13q12.2 deletions in acute lymphoblastic leukemia lead to upregulation of FLT3 through enhancer hijacking.

Blood 2020 08;136(8):946-956

Division of Clinical Genetics, Department of Laboratory Medicine, Lund University, Lund, Sweden.

Mutations in the FMS-like tyrosine kinase 3 (FLT3) gene in 13q12.2 are among the most common driver events in acute leukemia, leading to increased cell proliferation and survival through activation of the phosphatidylinositol 3-kinase/AKT-, RAS/MAPK-, and STAT5-signaling pathways. In this study, we examine the pathogenetic impact of somatic hemizygous 13q12.2 microdeletions in B-cell precursor (BCP) acute lymphoblastic leukemia (ALL) using 5 different patient cohorts (in total including 1418 cases).
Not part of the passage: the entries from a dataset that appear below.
static int s2s_host_rounds(const mhb_s2s_args *args, mhb_s2s_result *res, const std::vector<uint64_t> &item_off,
                           uint64_t n_items, bool fixed, uint32_t L0, uint64_t n_words, uint64_t max_items) {
  const uint32_t k = args->k;
  const uint64_t ns = args->n_seqs;
  const uint32_t W = s2s_record_words(k), WPT = words_per_tip_label(k);
  uint8_t sort_bytes[72];
  const uint32_t n_sort = mhb_s2s_sort_bytes(k, sort_bytes);
  const int top_byte = (int)(4 * W - 1);
  cudaStream_t st = 0;
  Timer t_all(st), t(st);
  t_all.start();

  const size_t fixed_b = Arena::pad(n_words * 4 + 64) + Arena::pad((ns + 1) * 8) * 2 + Arena::pad((ns + 1) * 4) +
                         Arena::pad((ns + 1) * 2) + Arena::pad((size_t)MHB_NUM_BUCKETS * 4 * 8) + 2 * Arena::pad(256 * 8) +
                         Arena::pad(16 * 8) + Arena::pad(64) + 8192;
  if (!max_items) {
    size_t free_b = 0, total_b = 0;
    CK(cudaMemGetInfo(&free_b, &total_b));
    const size_t avail = (size_t)((double)(free_b + g_arena.cap) * 0.92);
    if (avail <= fixed_b) return mhb_set_error(MHB_ERR_NOMEM, "the sequences alone (%zu bytes) do not fit the device", fixed_b);
    uint64_t lo = 1, hi = n_items;
    while (lo < hi) {
      const uint64_t mid = lo + (hi - lo + 1) / 2;
      if (fixed_b + s2s_round_bytes(mid, W, k) <= avail) lo = mid;
      else hi = mid - 1;
    }
    max_items = lo;
  }
  max_items = std::min<uint64_t>(std::max<uint64_t>(max_items, 1), std::max<uint64_t>(n_items, 1));
  CKR(g_arena.reserve(fixed_b + s2s_round_bytes(max_items, W, k)));
  uint32_t *d_words = g_arena.take<uint32_t>(n_words + 16);
  uint64_t *d_word_off = g_arena.take<uint64_t>(ns + 1);
  uint64_t *d_item_off = g_arena.take<uint64_t>(ns + 1);
  uint32_t *d_len = g_arena.take<uint32_t>(ns + 1);
  uint16_t *d_mult = g_arena.take<uint16_t>(ns + 1);
  uint64_t *d_table = g_arena.take<uint64_t>((size_t)MHB_NUM_BUCKETS * 4);
  uint64_t *d_hist0 = g_arena.take<uint64_t>(256);
  uint64_t *d_hist_top = g_arena.take<uint64_t>(256);
  uint64_t *d_totals = g_arena.take<uint64_t>(16);
  uint64_t *d_cursor = g_arena.take<uint64_t>(8);
  uint32_t *d_a = g_arena.take<uint32_t>((size_t)max_items * W + 4);
  uint32_t *d_b = g_arena.take<uint32_t>((size_t)max_items * W + 4);
  const size_t ws_bytes = mhb_sort_workspace_bytes(max_items, W);
  const size_t scratch_bytes = mhb_s2s_emit_scratch_bytes(max_items, k);
  const uint64_t cap_bytes = max_items * (4ull + 4ull * WPT) + 16;
  char *d_ws = g_arena.take<char>(ws_bytes);
  char *d_scratch = g_arena.take<char>(scratch_bytes);
  uint8_t *d_bytes = g_arena.take<uint8_t>(cap_bytes);

  if (ns) {
    CK(cudaMemcpyAsync(d_words, args->words, n_words * 4, cudaMemcpyHostToDevice, st));
    CK(cudaMemcpyAsync(d_word_off, args->word_off, (ns + 1) * 8, cudaMemcpyHostToDevice, st));
    CK(cudaMemcpyAsync(d_item_off, item_off.data(), (ns + 1) * 8, cudaMemcpyHostToDevice, st));
    CK(cudaMemcpyAsync(d_len, args->len, ns * 4, cudaMemcpyHostToDevice, st));
    CK(cudaMemcpyAsync(d_mult, args->mult, ns * 2, cudaMemcpyHostToDevice, st));
  }
  CK(cudaMemsetAsync(d_hist_top, 0, 256 * 8, st));
  mhb_dev_seqs seqs;
  seqs.words = d_words;
  seqs.n_words = n_words;
  seqs.n_seqs = ns;
  seqs.fixed_len = fixed ? L0 : 0;
  seqs.word_off = d_word_off;
  seqs.len = d_len;
  seqs.item_off = d_item_off;
  seqs.mult = d_mult;
  seqs.fixed_stride = 0;

  t.start();
  uint64_t h_top[256];
  CKR(mhb_s2s_extract_range(st, &seqs, k, nullptr, n_items, 0, 65535, nullptr, 0, d_hist_top, top_byte));
  CK(cudaMemcpyAsync(h_top, d_hist_top, sizeof(h_top), cudaMemcpyDeviceToHost, st));
  CK(cudaStreamSynchronize(st));
  std::vector<uint64_t> h_sub;
  for (uint32_t b = 0; b < 256; ++b) {
    if (h_top[b] <= max_items) continue;
    if (h_sub.empty()) h_sub.assign(256 * 256, 0);
    CK(cudaMemsetAsync(d_hist0, 0, 256 * 8, st));
    CKR(mhb_s2s_extract_range(st, &seqs, k, nullptr, n_items, b << 8, (b << 8) | 255u, nullptr, 0, d_hist0, top_byte - 1));
    CK(cudaMemcpyAsync(h_sub.data() + (size_t)b * 256, d_hist0, 256 * 8, cudaMemcpyDeviceToHost, st));
    CK(cudaStreamSynchronize(st));
  }
  std::vector<uint32_t> r_lo(65536), r_hi(65536);
  const int n_ranges = mhb_plan_rounds16(h_top, h_sub.empty() ? nullptr : h_sub.data(), max_items, r_lo.data(), r_hi.data(), 65536);
  if (n_ranges < 0) return MHB_ERR_NOMEM;
  res->t_extract_ms = t.stop();

  SdbgStitch out;
  for (int ri = 0; ri < n_ranges; ++ri) {
    t.start();
    CK(cudaMemsetAsync(d_hist0, 0, 256 * 8, st));
    CK(cudaMemsetAsync(d_cursor, 0, 64, st));
    CKR(mhb_s2s_extract_range(st, &seqs, k, d_a, n_items, r_lo[ri], r_hi[ri], d_cursor, max_items, d_hist0, sort_bytes[0]));
    uint64_t n_round = 0;
    CK(cudaMemcpyAsync(&n_round, d_cursor, 8, cudaMemcpyDeviceToHost, st));
    CK(cudaStreamSynchronize(st));
    res->t_extract_ms += t.stop();
    if (n_round > max_items) return mhb_set_error(MHB_ERR_NOMEM, "internal: round of %llu items exceeds its plan", (unsigned long long)n_round);
    if (n_round == 0) continue;
    t.start();
    int in_b = 0;
    CKR(mhb_sort_records_impl(st, d_a, d_b, n_round, W, sort_bytes, n_sort, d_hist0, d_ws, ws_bytes, &in_b, nullptr));
    res->t_sort_ms += t.stop();
    t.start();
    CKR(mhb_s2s_emit(st, in_b ? d_b : d_a, n_round, k, d_bytes, cap_bytes, d_table, d_totals, d_scratch, scratch_bytes));
    CKR(out.append(st, d_bytes, cap_bytes, d_table, d_totals));
    res->t_emit_ms += t.stop();
  }
  res->n_bytes = out.tot[0];
  res->n_items = out.tot[1];
  res->n_tips = out.tot[2];
  res->n_large_mul = out.tot[3];
  for (int i = 0; i < 9; ++i) res->w_count[i] = out.tot[4 + i];
  res->ones_in_last = out.tot[13];
  memcpy(res->bucket_table, out.table.data(), sizeof(res->bucket_table));
  res->bytes = (uint8_t *)malloc(std::max<size_t>(1, out.bytes.size()));
  if (!res->bytes) return mhb_set_error(MHB_ERR_NOMEM, "host malloc failed");
  if (!out.bytes.empty()) memcpy(res->bytes, out.bytes.data(), out.bytes.size());
  res->t_total_ms = t_all.stop();
  return MHB_OK;
}

extern "C" int mhb_s2s_host(const mhb_s2s_args *args, mhb_s2s_result *res) {
  if (!args || !res) return mhb_set_error(MHB_ERR_ARG, "null args");
  memset(res, 0, sizeof(*res));
  const uint32_t k = args->k;
  if (k < 9 || k > MHB_MAX_K) return mhb_set_error(MHB_ERR_ARG, "kmer size must be >= 9!");
  if (mhb_device_count() == 0) return mhb_set_error(MHB_ERR_CUDA, "no CUDA device: libmhb has no CPU path");
  res->words_per_tip_label = words_per_tip_label(k);
  const uint64_t ns = args->n_seqs;

  std::vector<uint64_t> item_off(ns + 1);
  uint64_t n_items = 0;
  bool fixed = ns > 0;
  const uint32_t L0 = ns ? args->len[0] : 0;
  for (uint64_t s = 0; s < ns; ++s) {
    item_off[s] = n_items;
    const uint32_t L = args->len[s];
    if (L >= k + 1) n_items += 2ull * (L - k + 2);
    if (L != L0 || args->word_off[s] != s * (uint64_t)div_ceil(L0, 16)) fixed = false;
  }
  item_off[ns] = n_items;
  if (L0 < k + 1) fixed = false;
  const uint64_t n_words = ns ? args->word_off[ns] : 0;
  res->n_records = n_items;

  cudaStream_t st = 0;
  Timer t_all(st), t(st);
  t_all.start();
  const uint32_t W = s2s_record_words(k);
  uint8_t sort_bytes[72];
  const uint32_t n_sort = mhb_s2s_sort_bytes(k, sort_bytes);
  const size_t ws_bytes = mhb_sort_workspace_bytes(n_items, W);
  const size_t scratch_bytes = mhb_s2s_emit_scratch_bytes(n_items, k);
  const uint64_t cap_bytes = n_items * (4ull + 4ull * res->words_per_tip_label) + 16;
  size_t need = Arena::pad(n_words * 4 + 64) + Arena::pad((ns + 1) * 8) * 2 + Arena::pad((ns + 1) * 4) +
                Arena::pad((ns + 1) * 2) + 2 * Arena::pad((size_t)n_items * W * 4 + 16) + Arena::pad(ws_bytes) +
                Arena::pad(scratch_bytes) + Arena::pad(cap_bytes) + Arena::pad((size_t)MHB_NUM_BUCKETS * 4 * 8) +
                Arena::pad(256 * 8) + Arena::pad(16 * 8) + 4096;
  {
    bool rounds = g_s2s_round_limit && n_items > g_s2s_round_limit;
    if (!rounds && need > g_arena.cap) {
      size_t free_b = 0, total_b = 0;
      CK(cudaMemGetInfo(&free_b, &total_b));
      rounds = (double)need > 0.92 * (double)(free_b + g_arena.cap);
    }
    if (rounds) return s2s_host_rounds(args, res, item_off, n_items, fixed, L0, n_words, g_s2s_round_limit);
  }
  CKR(g_arena.reserve(need));
  uint32_t *d_words = g_arena.take<uint32_t>(n_words + 16);
  uint64_t *d_word_off = g_arena.take<uint64_t>(ns + 1);
  uint64_t *d_item_off = g_arena.take<uint64_t>(ns + 1);
  uint32_t *d_len = g_arena.take<uint32_t>(ns + 1);
  uint16_t *d_mult = g_arena.take<uint16_t>(ns + 1);
  uint32_t *d_a = g_arena.take<uint32_t>((size_t)n_items * W + 4);
  uint32_t *d_b = g_arena.take<uint32_t>((size_t)n_items * W + 4);
  char *d_ws = g_arena.take<char>(ws_bytes);
  char *d_scratch = g_arena.take<char>(scratch_bytes);
  uint8_t *d_bytes = g_arena.take<uint8_t>(cap_bytes);
  uint64_t *d_table = g_arena.take<uint64_t>((size_t)MHB_NUM_BUCKETS * 4);
  uint64_t *d_hist0 = g_arena.take<uint64_t>(256);
  uint64_t *d_totals = g_arena.take<uint64_t>(16);

  if (ns) {
    CK(cudaMemcpyAsync(d_words, args->words, n_words * 4, cudaMemcpyHostToDevice, st));
    CK(cudaMemcpyAsync(d_word_off, args->word_off, (ns + 1) * 8, cudaMemcpyHostToDevice, st));
    CK(cudaMemcpyAsync(d_item_off, item_off.data(), (ns + 1) * 8, cudaMemcpyHostToDevice, st));
    CK(cudaMemcpyAsync(d_len, args->len, ns * 4, cudaMemcpyHostToDevice, st));
    CK(cudaMemcpyAsync(d_mult, args->mult, ns * 2, cudaMemcpyHostToDevice, st));
  }
  CK(cudaMemsetAsync(d_hist0, 0, 256 * 8, st));

  mhb_dev_seqs seqs;
  seqs.words = d_words;
  seqs.n_words = n_words;
  seqs.n_seqs = ns;
  seqs.fixed_len = fixed ? L0 : 0;
  seqs.word_off = d_word_off;
  seqs.len = d_len;
  seqs.item_off = d_item_off;
  seqs.mult = d_mult;
  seqs.fixed_stride = 0;

  t.start();
  CKR(mhb_s2s_extract(st, &seqs, k, d_a, n_items, d_hist0, sort_bytes[0]));
  res->t_extract_ms = t.stop();
  t.start();
  int in_b = 0;
  CKR(mhb_sort_records_impl(st, d_a, d_b, n_items, W, sort_bytes, n_sort, d_hist0, d_ws, ws_bytes, &in_b, nullptr));
  res->t_sort_ms = t.stop();
  t.start();
  CKR(mhb_s2s_emit(st, in_b ? d_b : d_a, n_items, k, d_bytes, cap_bytes, d_table, d_totals, d_scratch, scratch_bytes));
  uint64_t totals[16];
  CK(cudaMemcpyAsync(totals, d_totals, sizeof(totals), cudaMemcpyDeviceToHost, st));
  CK(cudaMemcpyAsync(res->bucket_table, d_table, sizeof(res->bucket_table), cudaMemcpyDeviceToHost, st));
  CK(cudaStreamSynchronize(st));
  res->t_emit_ms = t.stop();
  res->n_bytes = totals[0];
  res->n_items = totals[1];
  res->n_tips = totals[2];
  res->n_large_mul = totals[3];
  for (int i = 0; i < 9; ++i) res->w_count[i] = totals[4 + i];
  res->ones_in_last = totals[13];
  if (res->n_bytes > cap_bytes) return mhb_set_error(MHB_ERR_NOMEM, "internal: SdBG byte stream exceeds capacity");
  res->bytes = (uint8_t *)malloc(std::max<size_t>(1, res->n_bytes));
  if (!res->bytes) return mhb_set_error(MHB_ERR_NOMEM, "host malloc failed");
  if (res->n_bytes) CK(cudaMemcpy(res->bytes, d_bytes, res->n_bytes, cudaMemcpyDeviceToHost));
  res->t_total_ms = t_all.stop();
  return MHB_OK;
}

static int build_host_impl(const mhb_build_args *args, mhb_build_result *res, bool full_index);

static int build_host_rounds(const mhb_build_args *args, mhb_build_result *res) {
  memset(res, 0, sizeof(*res));
  const uint32_t k = args->k, WE = words_per_edge(k), NWE = div_ceil(k + 1, 16);
  mhb_count_args ca;
  memset(&ca, 0, sizeof(ca));
  ca.k = k;
  ca.m = args->m;
  ca.bin = args->bin;
  ca.bin_words = args->bin_words;
  ca.n_reads = args->n_reads;
  ca.want_mercy = args->need_mercy;
  std::vector<char> cbuf(sizeof(mhb_count_result));
  mhb_count_result *cr = reinterpret_cast<mhb_count_result *>(cbuf.data());
  CKR(mhb_count_host(&ca, cr));
  struct Owned {
    mhb_count_result *r;
    ~Owned() {
      free(r->edges);
      free(r->cand_ids);
    }
  } owned{cr};
  res->n_edge_records = cr->n_edge_records;
  res->n_solid = cr->n_solid;
  res->n_cand = cr->n_cand;
  res->words_per_edge = WE;
  res->words_per_tip_label = words_per_tip_label(k);
  res->t_count_ms = cr->t_total_ms;
  uint32_t *mercy = nullptr;
  uint64_t n_mercy = 0;
  if (args->need_mercy && cr->n_cand) {
    std::vector<uint32_t> cand;
    uint64_t r = 0;
    size_t pos = 0;
    for (uint64_t c = 0; c < cr->n_cand; ++c) {
      while (r < cr->cand_ids[c]) {
        pos += 1 + div_ceil(args->bin[pos], 16);
        ++r;
      }
      const uint32_t L = args->bin[pos], nw = div_ceil(L, 16);
      const size_t at = cand.size();
      cand.resize(at + 1 + nw, 0u);
      cand[at] = L;
      for (uint32_t i = 0; i < L; ++i) cand[at + 1 + (i >> 4)] |= base_at(&args->bin[pos + 1], L - 1 - i) << (30 - 2 * (i & 15));
    }
    uint64_t n_cr = 0;
    CKR(mhb_mercy_host(k, cr->edges, cr->n_solid, cand.data(), cand.size(), &mercy, &n_mercy, &n_cr));
  }
  struct FreeMercy {
    uint32_t *&p;
    ~FreeMercy() { free(p); }
  } fm{mercy};
  res->n_mercy = n_mercy;
  const uint64_t n_seqs = cr->n_solid + n_mercy;
  std::vector<uint32_t> words((size_t)n_seqs * NWE + 1, 0u), len(n_seqs, k + 1);
  std::vector<uint64_t> word_off(n_seqs + 1);
  std::vector<uint16_t> mult(n_seqs);
  const uint32_t tail = (k + 1) % 16;
  for (uint64_t i = 0; i < n_seqs; ++i) {
    const uint32_t *e = i < cr->n_solid ? cr->edges + i * WE : mercy + (i - cr->n_solid) * WE;
// ... 6 lines not shown
  mhb_s2s_args sa;
  memset(&sa, 0, sizeof(sa));
  sa.k = k;
  sa.words = words.data();
  sa.word_off = word_off.data();
  sa.len = len.data();
  sa.mult = mult.data();
  sa.n_seqs = n_seqs;
  std::vector<char> sbuf(sizeof(mhb_s2s_result));
  mhb_s2s_result *sr = reinterpret_cast<mhb_s2s_result *>(sbuf.data());
  CKR(mhb_s2s_host(&sa, sr));
  res->n_sort_items = sr->n_records;
  res->n_items = sr->n_items;
  res->n_tips = sr->n_tips;
  res->n_large_mul = sr->n_large_mul;
  res->n_bytes = sr->n_bytes;
  for (int i = 0; i < 9; ++i) res->w_count[i] = sr->w_count[i];
  res->ones_in_last = sr->ones_in_last;
  res->t_s2s_ms = sr->t_total_ms;
  res->bucket_table = (uint64_t *)malloc((size_t)MHB_NUM_BUCKETS * 32);
  if (!res->bucket_table) {
    free(sr->bytes);
    return mhb_set_error(MHB_ERR_NOMEM, "host malloc failed");
  }
  memcpy(res->bucket_table, sr->bucket_table, (size_t)MHB_NUM_BUCKETS * 32);
  if (args->sdbg_out && args->sdbg_out_capacity >= sr->n_bytes) {
    if (sr->n_bytes) memcpy(args->sdbg_out, sr->bytes, sr->n_bytes);
    free(sr->bytes);
    res->bytes = args->sdbg_out;
  } else {
    res->bytes = sr->bytes;
  }
  if (args->want_edges) {
    res->counting = (int64_t *)malloc(65536 * 8);
    if (!res->counting) return mhb_set_error(MHB_ERR_NOMEM, "host malloc failed");
    memcpy(res->counting, cr->counting, 65536 * 8);
    res->edges = cr->edges;
    res->cand_ids = cr->cand_ids;
    cr->edges = nullptr;
    cr->cand_ids = nullptr;
  }
  res->t_total_ms = res->t_count_ms + res->t_s2s_ms;
  return MHB_OK;
}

The 13q12.2 deletions occur immediately 5' of FLT3 and involve the PAN3 locus. By detailed analysis of the 13q12.2 segment, we show that the deletions lead to loss of a topologically associating domain border and an enhancer of FLT3. This results in increased cis interactions between the FLT3 promoter and another enhancer located distally to the deletion breakpoints, with subsequent allele-specific upregulation of FLT3 expression, expected to lead to ligand-independent activation of the receptor and downstream signaling. The 13q12.2 deletions are highly enriched in the high-hyperdiploid BCP ALL subtype (frequency 3.9% vs 0.5% in other BCP ALL) and in cases that subsequently relapsed. Taken together, our study describes a novel mechanism of FLT3 involvement in leukemogenesis by upregulation via chromatin remodeling and enhancer hijacking. These data further emphasize the role of FLT3 as a driver gene in BCP ALL.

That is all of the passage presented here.